Ein Insasse fragt, warum sie sich nicht umgebracht haben?! Sie schauen ihn entgeistert an, weil die Frage so verstörend ist.

„Wisst ihr denn nicht, wo ihr hier seid?!“ Sie schütteln den Kopf.

Der Insasse zeigt auf den Rauch, der aus dem Krematorium emporsteigt und sagt: „Dort werdet ihr verbrannt werden.“

Sie können es nicht glauben. Wenige Tage zuvor lebten sie noch unbehelligt in einem kleinen Dorf, wo Menschen sich grüßten und freundlich miteinander waren. Doch sie haben keine Zeit darüber nachzudenken. Sie sollen weiter gehen.

Plötzlich stehen sie vor dem berüchtigten Dr. Mengele. Er stellt einige Fragen zu ihrer Gesundheit und entscheidet dann, ob sie links oder rechts gehen sollen.

Eines dieser Wege führt in den sicheren Tod. Das spüren sie regelrecht.

Bei ihnen weist Mengele in die linke Richtung. Sie gehen weiter und sehen plötzlich eine Feuersbrunst. Ein LKW fährt rückwärts ans Feuer und entlädt eine Ladung Babies.

Ja, sie hören richtig: Eine Ladung Babies wird ins Feuer entladen.

Vor wenigen Tagen spielten sie noch mit ihren Freunden, nun sehen sie, wie Babies im Feuer verbrannt werden. Doch sie haben keine Zeit es zu verarbeiten.
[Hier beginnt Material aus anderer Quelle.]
int launch3x3(const WinoK& k, dim3 grid, dim3 block, hipStream_t s) {
    const int v = (k.nmean ? 4 : 0) | (k.res ? 2 : 0) | (k.stats ? 1 : 0);
    switch (v) {
        case 0: OFX_LAUNCH((wino_conv_kernel<false, false, false>), grid, block, s, k); break;
        case 1: OFX_LAUNCH((wino_conv_kernel<false, false, true>), grid, block, s, k); break;
        case 2: OFX_LAUNCH((wino_conv_kernel<false, true, false>), grid, block, s, k); break;
        case 4: OFX_LAUNCH((wino_conv_kernel<true, false, false>), grid, block, s, k); break;
        case 5: OFX_LAUNCH((wino_conv_kernel<true, false, true>), grid, block, s, k); break;
        case 6: OFX_LAUNCH((wino_conv_kernel<true, true, false>), grid, block, s, k); break;
        default: return OFX_EINVAL;
    }
    return ofx_launch_status();
}

template <bool VERT, int EPI>
__global__ __launch_bounds__(256, 2) void wino15_conv_kernel(const WinoK p) {
    using T = Wino15<VERT>;
    using HALO = typename T::HALO;
    __shared__ __attribute__((aligned(16))) float smem[HALO::floats + 8 * 32 * kLDV];
    float* const Hs = smem;
    float* const Vs = smem + HALO::floats;
    const int tid = threadIdx.x, lane = tid & 63;
    const int wave = __builtin_amdgcn_readfirstlane(tid >> 6);
    const Patch pt = wino_patch(p);
    f32x16 acc[8][1];
    wino_slabs<T>(p, pt, Hs, Vs, tid, wave, acc);

    const int n = pt.nb * 128 + wave * 32 + (lane & 31);
    if (n >= p.Cout) return;
    const float sc = (p.scale ? p.scale[n] : 1.0f) * p.alpha;
    const float sh = p.shift ? p.shift[n] : 0.0f;
    const float act_lo = p.act == OFX_ACT_RELU ? 0.0f : -3.402823466e38f;
    const int hd = p.Cout >> 1;
    const bool r_half = EPI == OFX_EPI_GRU_ZR && pt.nb * 128 >= hd;
#pragma unroll
    for (int eb = 0; eb < 16; eb += 4) {
        long pix[4][4];
        float y[4][4], ad[4][4], x1[4][4], x2[4][4];
#pragma unroll
        for (int u = 0; u < 4; ++u) {
            const int e = eb + u;
            const int tile = (e & 3) + 8 * (e >> 2) + 4 * (lane >> 5);
#pragma unroll
            for (int i = 0; i < 4; ++i) pix[u][i] = ((long)pt.pb * p.H + pt.y0 + T::oy(tile, i)) * p.W + pt.x0 + T::ox(tile, i);
            const float m0 = acc[0][0][e], m1 = acc[1][0][e], m2 = acc[2][0][e], m3 = acc[3][0][e];
            const float m4 = acc[4][0][e], m5 = acc[5][0][e], m6 = acc[6][0][e], m7 = acc[7][0][e];
            const float s12 = m1 + m2, d12 = m1 - m2, s34 = m3 + m4, d34 = m3 - m4, s56 = m5 + m6, d56 = m5 - m6;
            y[u][0] = m0 + s12 + s34 + s56;
            y[u][1] = d12 + 2.0f * d34 + 0.5f * d56;
            y[u][2] = s12 + 4.0f * s34 + 0.25f * s56;
            y[u][3] = d12 + 8.0f * d34 + 0.125f * d56 + m7;
        }
#pragma unroll
        for (int u = 0; u < 4; ++u)
#pragma unroll
            for (int i = 0; i < 4; ++i) {
                ad[u][i] = p.addend ? p.addend[pix[u][i] * p.ldadd + n] : 0.0f;
                x1[u][i] = EPI == OFX_EPI_GRU_ZR ? (r_half ? p.aux_h[pix[u][i] * p.ldh + n - hd] : 1.0f)
                           : EPI == OFX_EPI_GRU_Q ? p.aux_z[pix[u][i] * p.Cout + n] : 0.0f;
                x2[u][i] = EPI == OFX_EPI_GRU_Q ? p.aux_h[pix[u][i] * p.ldh + n] : 0.0f;
            }
#pragma unroll
        for (int u = 0; u < 4; ++u)
#pragma unroll
            for (int i = 0; i < 4; ++i) {
                const float v = y[u][i] * sc + sh + ad[u][i];
                if (EPI == OFX_EPI_PLAIN) {
                    p.out[pix[u][i] * p.ldo + n] = fmaxf(v, act_lo);
                } else if (EPI == OFX_EPI_GRU_ZR) {
                    const float g = ofx_sigmoid(v) * x1[u][i];
                    if (r_half) p.aux_rh[pix[u][i] * hd + n - hd] = g;
                    else p.aux_z[pix[u][i] * hd + n] = g;
                } else {
                    p.aux_h[pix[u][i] * p.ldh + n] = (1.0f - x1[u][i]) * x2[u][i] + x1[u][i] * ofx_tanh(v);
                }
            }
    }
}
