+  uint8_t* out = sOut + wg * kHOutBytes;
+  const uint32_t so = smem_u32(out);
+  const uint32_t sW0 = smem_u32(sW);
+  float acc[64];
+  mbar_wait(w_bar, 0);
+  for (int it = 0;; ++it) {
+    const int s = 2 * it + wg;
+    const int stage = s % p.stages;
+    const int round = s / p.stages;
+    if (round > 0) mbar_wait(&empty_bar[stage], (uint32_t)(round - 1) & 1u);
+    mbar_wait(&full_bar[stage], (uint32_t)round & 1u);
+    const int t = s_tile[stage];
+    if (t < 0) break;
+    if (wg == 1) mbar_wait(&order_bar[1], (uint32_t)it & 1u);
+    else if (it > 0) mbar_wait(&order_bar[0], (uint32_t)(it - 1) & 1u);
+
+    const uint32_t hb = smem_u32(sHalo + stage * p.halo_bytes);
+#pragma unroll
+    for (int i = 0; i < 64; ++i) fence_operand(acc[i]);
+    wgmma_fence();
+#pragma unroll
+    for (int tap = 0; tap < 9; ++tap) {
+      const uint32_t r0 = (uint32_t)((tap / 3) * p.Wp + tap % 3);
+#pragma unroll
+      for (int k = 0; k < 4; ++k) {
+        const uint64_t bd = make_wgmma_desc(sW0 + tap * kHTapBytes + k * 32, 16, 1024);
+        wgmma_n64<0, 0>(acc, halo_desc(hb, r0, k * 32), bd, (tap > 0 || k > 0) ? 1u : 0u);
+        wgmma_n64<0, 0>(acc + 32, halo_desc(hb, r0 + 64, k * 32), bd, (tap > 0 || k > 0) ? 1u : 0u);
+      }
+    }
+    wgmma_commit();
+    mbar_arrive(&order_bar[wg ^ 1]);
+    wgmma_wait<0>();
+#pragma unroll
+    for (int i = 0; i < 64; ++i) fence_operand(acc[i]);
+    if (et == 0) mbar_arrive(&empty_bar[stage]);
+
+    const int n = t / p.tiles_h, h0 = (t - n * p.tiles_h) * p.R;
+    const int rows_in = min(p.R, p.H - h0) * p.Wp;
+    if (et == 0) tma_store_wait_read<0>();
+    named_bar(1 + wg, 128);
+#pragma unroll
+    for (int hh = 0; hh < 4; ++hh) {
+      const int r = (hh >> 1) * 64 + wl * 16 + sw + 8 * (hh & 1);
+      const bool ok = r < rows_in && r % p.Wp < p.W;
+      const float* a = acc + (hh >> 1) * 32 + 2 * (hh & 1);
+      const uint32_t srow = so + r * 128 + q * 4;
+#pragma unroll
+      for (int j = 0; j < 8; ++j) sts32h(srow + ((j ^ sw) << 4), ok ? pack2(a[4 * j], a[4 * j + 1]) : 0u);
+    }
+    fence_proxy_async();
+    named_bar(1 + wg, 128);
+    if (et == 0) {
+      tma_store_4d(&tmD, out, 0, 0, h0, n);
+      tma_store_commit();
+    }
+
+    const uint32_t cp = so + srg * 8 * 128;
+    if (EPI == kEpiStats) {
+#pragma unroll
+      for (int r = 0; r < 8; ++r) {
+        const uint4 raw = lds128(cp + r * 128 + ((scg ^ r) << 4));
+        float f[8];
+        unpack8(*reinterpret_cast<const bf16x8*>(&raw), f);
+#pragma unroll
+        for (int i = 0; i < 8; ++i) {
+          st_s[i] += f[i];
+          st_q[i] += f[i] * f[i];
+        }
+      }
+    } else if (EPI == kEpiBnr) {
+      uint4 yv[8];
+      int r = srg * 8;
+      int rr = r / p.Wp, c = r - rr * p.Wp;
+      uint32_t okm = 0u;
+#pragma unroll
+      for (int i = 0; i < 8; ++i) {
+        const bool ok = r + i < rows_in && c < p.W;
+        const long long pos = ((long long)n * p.H + h0 + rr) * p.W + c;
+        yv[i] = ok ? ldg128_nc_h(p.y + pos * p.ldy + scg * 8) : make_uint4(0u, 0u, 0u, 0u);
+        okm |= (ok ? 1u : 0u) << i;
+        if (++c == p.Wp) { c = 0; ++rr; }
+      }
+#pragma unroll
+      for (int i = 0; i < 8; ++i) {
+        const uint4 raw = lds128(cp + i * 128 + ((scg ^ i) << 4));
+        float f[8], yy[8];
+        unpack8(*reinterpret_cast<const bf16x8*>(&raw), f);
+        unpack8(*reinterpret_cast<const bf16x8*>(&yv[i]), yy);
+#pragma unroll
+        for (int e = 0; e < 8; ++e) {
+          const bool on = (yy[e] * sc[e] + sh[e] > 0.f) && ((okm >> i) & 1u);
+          const float dz = on ? f[e] : 0.f;
+          st_s[e] += dz;
+          st_q[e] += dz * (yy[e] - mean[e]);
+        }
+      }
+    }
+  }
+  if (EPI != kEpiPlain) {
+    if (et == 0) tma_store_wait_read<0>();
+    named_bar(1 + wg, 128);
+    float* scr = reinterpret_cast<float*>(out);
+#pragma unroll
+    for (int i = 0; i < 8; i += 2)
+      *reinterpret_cast<float4*>(scr + (srg * 64 + scg * 8 + i) * 2) =
+          make_float4(st_s[i], st_q[i], st_s[i + 1], st_q[i + 1]);
+    named_bar(1 + wg, 128);
+    if (et < 64) {
+      float a = 0.f, b = 0.f;
+      for (int g = 0; g < 16; ++g) {
+        const float2 v = *reinterpret_cast<const float2*>(scr + (g * 64 + et) * 2);
+        a += v.x;
+        b += v.y;
+      }
+      if (EPI == kEpiBnr) b *= __ldg(p.bnp + p.N + et);
+      atomicAdd(p.sums + et, a);
+      atomicAdd(p.sums + p.N + et, b);
+    }
+  } else if (et == 0) {
+    tma_store_wait_read<0>();
+  }
+}
+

Sie sollen schnell weiter gehen.

All diese Eindrücke beschreiben gerade mal 15-20 Minuten des ersten Aufenthalts. Willkommen in der Hölle. Willkommen im Auschwitz im Jahr 1944.

Elie Wiesel, hat uns diese Eindrücke hinterlassen. Er überlebte diese Hölle. Seine Familie nicht.